Закон души - Николай Воронов
Шрифт:
Интервал:
Закладка:
— Поварихой.
Кто хахакнул, кто пренебрежительно поморщился, кто скосил презрительно глаза. Староста класса ухнул:
— Дура! Разве это специальность?
Бронислава Михайловна его не поддержала.
— И очень нужная.
И тут Нютка взъерепенилась:
— Как хотите считайте, зато всегда буду сытая. Тятя недоедал, мамка недоедала, сестры недоедали, а я — фиг! Поварихой!
12Иноходец Васька мчал меня через клеверище. Галоп коня был надрывно широк, и я трепетал, что у него полопаются сухожилия. За нами гналась вся Ключевка. Впереди бежали собаки. Они настигали нас. Их дремучая шерсть спуталась в колтухи, била собак по глазам, и собаки бесновались и прыгали над клевером. За собаками бежала улица. От быстроты на пятистенках гремели крыши, на саманушках и землянках хлесталась полынь. И дома, и сарай, и амбары трясло злобой, и я боялся, что если Васька споткнется и упадет, то они растолкут нас вместе с собачьей сворой. Вымахнула гранитная стена. Иноходец обколупывал ее копытами, карабкаясь вверх, запрокинулся, растворился. Я падал вниз, на нашу церковку, у которой от купола остался железный остов и которая поросла березками…

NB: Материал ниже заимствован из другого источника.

+  const int K = (int)pl.tab_steps;
+  const float cells_per_step = (float)(pl.tab_dt * inv_res);
+  const bool free_run = screen_on && !need_margin && free_cells >= 3;
+  float2* pair_v = reinterpret_cast<float2*>(rej);
+  uint16_t* pair_bits = reinterpret_cast<uint16_t*>(rej + score_prep_pair_bits_offset(pl));
+  uint8_t* row_bits = rej + score_prep_row_bits_offset(pl);
   const int nyv = max(cnt[1], 1), nxyv = cnt[0] * cnt[1];
   for (int i = tid; i < nxyv; i += blockDim.x) {
     const int ix = i / nyv, iy = i - ix * nyv;
-    const double vmag = hyp2((double)s_axis[0][ix], (double)s_axis[1][iy]);
+    const float vs0 = s_axis[0][ix], vs1 = s_axis[1][iy];
+    const double vmag = hyp2((double)vs0, (double)vs1);
     const double eps = 1e-4;
-    rej[i] = (uint8_t)(((c.min_trans_vel >= 0 && vmag + eps < c.min_trans_vel) ? 1 : 0) | ((c.max_trans_vel >= 0 && vmag - eps > c.max_trans_vel) ? 2 : 0));
+    const bool osc_xy = ((osc & NAVGPU_OSC_FORWARD_POS_ONLY) && vs0 < 0.f) || ((osc & NAVGPU_OSC_FORWARD_NEG_ONLY) && vs0 > 0.f) ||
+                        ((osc & NAVGPU_OSC_STRAFE_POS_ONLY) && vs1 < 0.f) || ((osc & NAVGPU_OSC_STRAFE_NEG_ONLY) && vs1 > 0.f);
+    const float spd = sqrtf(vs0 * vs0 + vs1 * vs1) * cells_per_step * 1.0001f + 1.0e-4f;
+    const uint32_t kl = free_run ? (uint32_t)(int)fminf((float)(free_cells - 2) / spd, (float)(K - 1)) : 0u;
+    const uint32_t bits = ((c.min_trans_vel >= 0 && vmag + eps < c.min_trans_vel) ? kPairMinTrans : 0u) |
+                          ((c.max_trans_vel >= 0 && vmag - eps > c.max_trans_vel) ? kPairMaxTrans : 0u) | (osc_xy ? kPairOsc : 0u);
+    pair_v[i] = make_float2(vs0, vs1);
+    pair_bits[i] = (uint16_t)(bits | ((kl & 0xFFu) << 8));
+  }
+  if ((int)tid < min(cnt[2], (int)pl.max_axis)) {
+    const float vs2 = s_axis[2][tid];
+    const bool osc_th = ((osc & NAVGPU_OSC_ROT_POS_ONLY) && vs2 < 0.f) || ((osc & NAVGPU_OSC_ROT_NEG_ONLY) && vs2 > 0.f);
+    row_bits[tid] = (uint8_t)((osc_th ? kRowOsc : 0u) | ((c.min_rot_vel >= 0 && fabs((double)vs2) + 1e-4 < c.min_rot_vel) ? kRowMinRot : 0u));
   }
 }
 
diff --git a/navigation_amd/csrc/planner_score_sweep.hip b/navigation_amd/csrc/planner_score_sweep.hip
--- a/navigation_amd/csrc/planner_score_sweep.hip
+++ b/navigation_amd/csrc/planner_score_sweep.hip
@@ -32,6 +32,33 @@
 #define SW_ACC(i, x)
 #endif
 
+template <int CTRL>
+__device__ __forceinline__ uint32_t dppMove(uint32_t v) {
+  return (uint32_t)__builtin_amdgcn_update_dpp((int)v, (int)v, CTRL, 0xF, 0xF, false);
+}
+constexpr int kDppRowShr1 = 0x111, kDppRowShr2 = 0x112, kDppRowShr4 = 0x114, kDppRowShr8 = 0x118, kDppRowBcast15 = 0x142, kDppRowBcast31 = 0x143;
+#define NAVGPU_DPP_STAGES(STAGE_) \
+  STAGE_(kDppRowShr1) STAGE_(kDppRowShr2) STAGE_(kDppRowShr4) STAGE_(kDppRowShr8) STAGE_(kDppRowBcast15) STAGE_(kDppRowBcast31)
+__device__ __forceinline__ uint32_t waveMinU32(uint32_t v) {
+#define NAVGPU_STAGE(C_) v = min(v, dppMove<C_>(v));
+  NAVGPU_DPP_STAGES(NAVGPU_STAGE)
+#undef NAVGPU_STAGE
+  return (uint32_t)__builtin_amdgcn_readlane((int)v, 63);
+}
+__device__ __forceinline__ unsigned long long waveMinU64(unsigned long long v) {
+  uint32_t lo = (uint32_t)v, hi = (uint32_t)(v >> 32);
+#define NAVGPU_STAGE(C_)                                                       \
+  {                                                                            \
+    const uint32_t tl = dppMove<C_>(lo), th = dppMove<C_>(hi);                  \
+    const bool lt = (((unsigned long long)th << 32) | tl) < (((unsigned long long)hi << 32) | lo); \
+    lo = lt ? tl : lo;                                                         \
+    hi = lt ? th : hi;                                                         \
+  }
+  NAVGPU_DPP_STAGES(NAVGPU_STAGE)
+#undef NAVGPU_STAGE
+  return ((unsigned long long)(uint32_t)__builtin_amdgcn_readlane((int)hi, 63) << 32) | (uint32_t)__builtin_amdgcn_readlane((int)lo, 63);
+}
+
 template <int CHUNK, bool TRIGF>
 __global__ __launch_bounds__(kSweepThreads, kSweepWaves) void k_score_sweep(PlannerDev pl, uint32_t first) {
   constexpr int THREADS = kSweepThreads;
@@ -39,7 +66,7 @@
   uint8_t* s_win = s_dyn;
   __shared__ double s_rc[THREADS / 64];
   __shared__ int s_ri[THREADS / 64];
-  __shared__ int s_cnt[2];
+  __shared__ int s_cntw[THREADS / 64][2];
   __shared__ float s_qx[kSweepQueue], s_qy[kSweepQueue];
   __shared__ uint32_t s_qt[kSweepQueue];
   __shared__ uint32_t s_obs[THREADS];
@@ -53,19 +80,18 @@
 #endif
   SW_STAMP(sw0);
   __builtin_amdgcn_s_setprio(3);
-  const navgpu_dwa_config& c = pl.cfg;
   const Geom g = geomOf(pl, inst);
   const navgpu_robot_state st = pl.state[inst];
-  const uint8_t* master = pl.master + (size_t)inst * pl.cells_padded;
-  const uint32_t* dpath = pl.path + (size_t)inst * pl.cells;
-  const uint32_t* dgoal = pl.goal + (size_t)inst * pl.cells;
-  const uint32_t* dfront = pl.goal_front + (size_t)inst * pl.cells;
+  auto robotBase = [&](auto* base, uint32_t stride) {
+    uint32_t i = inst;
+    asm volatile("" : "+s"(i));
+    return base + (size_t)i * stride;
+  };
   const int32_t* cnt = pl.axis_count + 4 * inst;
   const int n_samples = cnt[3];
   const uint32_t nfp = pl.fp_n[inst];
   const int win = (int)pl.win;
 
-  if (tid == 0) s_cnt[0] = s_cnt[1] = 0;
   if (tid < 2) s_qn[tid] = 0;
   if (tid < 3) s_more[tid] = 0;
   s_obs[tid] = 0;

Этот сон я видел в начальный месяц флотской службы. С тех пор и во сне и наяву Ключевка блуждает за мной. Я свыкся с тем, что она где-то за спиной. Я позабываю о ней на недели, но едва заклацают на шоссе подковы воронежского битюга (Железнодольск обезлошадел, осталось совсем немного ломовозов да полусотня-другая расхожих лошадей) или проедет уборочный грузовик с нарощенным кузовом, или разгляжу где-нибудь в газонной траве козий горох, тут же померещится позади Ключевка. Плывет оттуда тишина, и на ее чутком фоне — шурханье молочных струй в полнящиеся ведра, топоток стригуна, гусиный клик. Накипает тоска, чумеешь от нее, щемяще ожидаешь, когда деревня отстанет и городские грохоты перемолотят ее звуки.
В утреннем морозном тумане, когда я выходил из Нюткиного квартала, Ключевка увязалась за мной: блеяли овцы, звякали трензеля уздечки, насовываемой на конскую морду.
Замаяло меня воображение. Стало быть, пора побывать в Ключевке, засыпанной сейчас снегами и принакрытой кизячным дымком. Но нельзя мне туда податься. Женя погибнет!
А как я люблю навещать Ключевку, особенно осенью. Недолгий путь на тихоходном поезде. Полустанок. Лесная тропа. Горы. К вилючему Кизилу спускаюсь берегом. Пью перекатную воду. Она родниковая и теплеет лишь в летние жары, а теперь, пронятая зимней остудой, холодна, как из проруби. Ломит не только зубы, но и руки: на них, вдавливая в песок яшмовые голыши, держусь над перекатом.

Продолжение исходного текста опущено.